New SCOTUS Requirement: Stock-Ticker Symbols

Court is adopting new software to check for conflicts of interest
Posted Feb 18, 2026 4:01 PM CST
Supreme Court to Use Conflict-Check Software
The Supreme Court is photographed, Friday, Feb. 6, 2026, in Washington.   (AP Photo/Rahmat Gul)

The Supreme Court is adding some code to police its own conflicts of interest. The court said Tuesday that it is bringing in new in-house software that will automatically scan cases for potential conflicts involving the nine justices, comparing the parties and lawyers in each dispute with information supplied by the justices' chambers, Reuters reports. The "automated recusal checks" won't replace the current system—each justice still decides individually whether to sit out a case—but will serve as another layer of review, per a rep.

As part of the shift, the court is tightening what lawyers must disclose. Filings will soon need more detailed party lists, along with any relevant stock ticker symbols, making it easier to flag cases that might intersect with a justice's financial holdings. The new requirements kick in March 16 and are meant to plug gaps critics say allowed potential conflicts to go unnoticed. The move follows the adoption of the court's first formal ethics code in 2023, which instructs justices to step aside from cases when their impartiality could "reasonably be questioned" but leaves enforcement to the justices themselves.

Gabe Roth of watchdog group Fix the Court called the tech upgrade "somewhat positive" and said using conflict-check software is already standard in lower courts. According to financial disclosures, the only justices who hold individual stocks are Chief Justice John Roberts and Justice Samuel Alito, who recused himself from an environmental case last month because of his holdings in an oil and gas company connected to the dispute, the Washington Post reports.

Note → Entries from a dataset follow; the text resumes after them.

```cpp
template <int W, int S>
static void kh_color_rows_launch(const BftImage& im, const uint8_t* d_kmers, uint64_t n, int rec, uint64_t* d_bits64, const uint8_t* bm, uint32_t stride, uint32_t rowbytes,
                                 uint32_t tile_rows, uint32_t div_m, uint32_t div_l, uint8_t* d_out, int device, hipStream_t s) {
    static std::atomic<int> resident_dev[64];
    std::atomic<int>& res = resident_dev[device & 63];
    int r = res.load(std::memory_order_relaxed);
    if (!r) {
        int per_cu = 0, cus = 0;
        if (hipOccupancyMaxActiveBlocksPerMultiprocessor(&per_cu, k_color_rows_kh<W, S>, 256, 0) != hipSuccess || per_cu < 1) { per_cu = 4; (void)hipGetLastError(); }
        if (hipDeviceGetAttribute(&cus, hipDeviceAttributeMultiprocessorCount, device) != hipSuccess || cus < 1) { cus = 256; (void)hipGetLastError(); }
        r = per_cu * cus;
        res.store(r, std::memory_order_relaxed);
    }
    const uint64_t tiles = (n + tile_rows - 1) / tile_rows;
    const dim3 grid((unsigned)std::max<uint64_t>(1, std::min<uint64_t>((tiles + 3) / 4, (uint64_t)r)));
    hipLaunchKernelGGL((k_color_rows_kh<W, S>), grid, dim3(256), 0, s, im, d_kmers, n, rec, d_bits64, bm, stride, rowbytes, tile_rows, div_m, div_l, d_out);
}

int bft_kh_color_rows(const BftImage& im, const uint8_t* d_kmers, uint64_t n, int rec, uint64_t* d_bits64, const uint8_t* bm, uint32_t stride, uint32_t rowbytes, uint8_t* d_out,
                      int device, hipStream_t s) {
    const BftColorRowsPlan plan = bft_color_rows_plan(rowbytes, BFT_ROWS_FORM_KH);
    KH_DISPATCH(im.W, (int)im.kh.S, (kh_color_rows_launch<KW, KS>(im, d_kmers, n, rec, d_bits64, bm, stride, rowbytes, plan.tile_rows, plan.div_m, plan.div_l, d_out, device, s)));
    HIPCK(hipGetLastError());
    return 0;
}

int bft_kh_branching(const BftImage& im, const uint8_t* d_kmers, uint64_t n, int B, uint64_t* d_bits64, uint8_t* d_counts, BftClaimCtr d_ctr, uint32_t chunk, hipStream_t s) {
    const dim3 block(BFT_KH_BLOCK);
    chunk = std::max(1u, std::min(chunk, BFT_KH_BR_MAX_CLAIM));
    const dim3 grid = kh_round_grid(n, chunk, 1, d_ctr.p != nullptr);
    KH_DISPATCH(im.W, (int)im.kh.S, hipLaunchKernelGGL((k_branching_kh<KW, KS>), grid, block, 0, s, im, d_kmers, n, B, d_bits64, d_counts, d_ctr, chunk));
    HIPCK(hipGetLastError());
    return 0;
}

int bft_kh_seq(const BftImage& im, const uint64_t* d_codes, const uint32_t* d_bad, const uint64_t* d_seq_off, const uint64_t* d_pos_off, const uint32_t* d_tile_seq,
               uint32_t n_seqs, int canonical, uint32_t* d_csout, BftClaimCtr d_ctr, uint32_t chunk, hipStream_t s) {
    const dim3 grid(256 * 8), block(256);
    chunk = std::max(1u, std::min(chunk, BFT_KH_MAX_CLAIM));
    KH_DISPATCH(im.W, (int)im.kh.S,
                hipLaunchKernelGGL((k_seq_kh<KW, KS>), grid, block, 0, s, im, d_codes, d_bad, d_seq_off, d_pos_off, d_tile_seq, n_seqs, canonical, d_csout, d_ctr, chunk));
    HIPCK(hipGetLastError());
    return 0;
}
```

"If the justices wanted to institute a more effective change related to their ethics and their investments, they'd agree as a Court not to hold any stocks during their tenures," Roth said in a statement. "An investor-justice could own a blended fund, mutual fund, or ETF and reap the same benefits with a far reduced conflict exposure. In fact, seven of the nine justices have made this very calculation."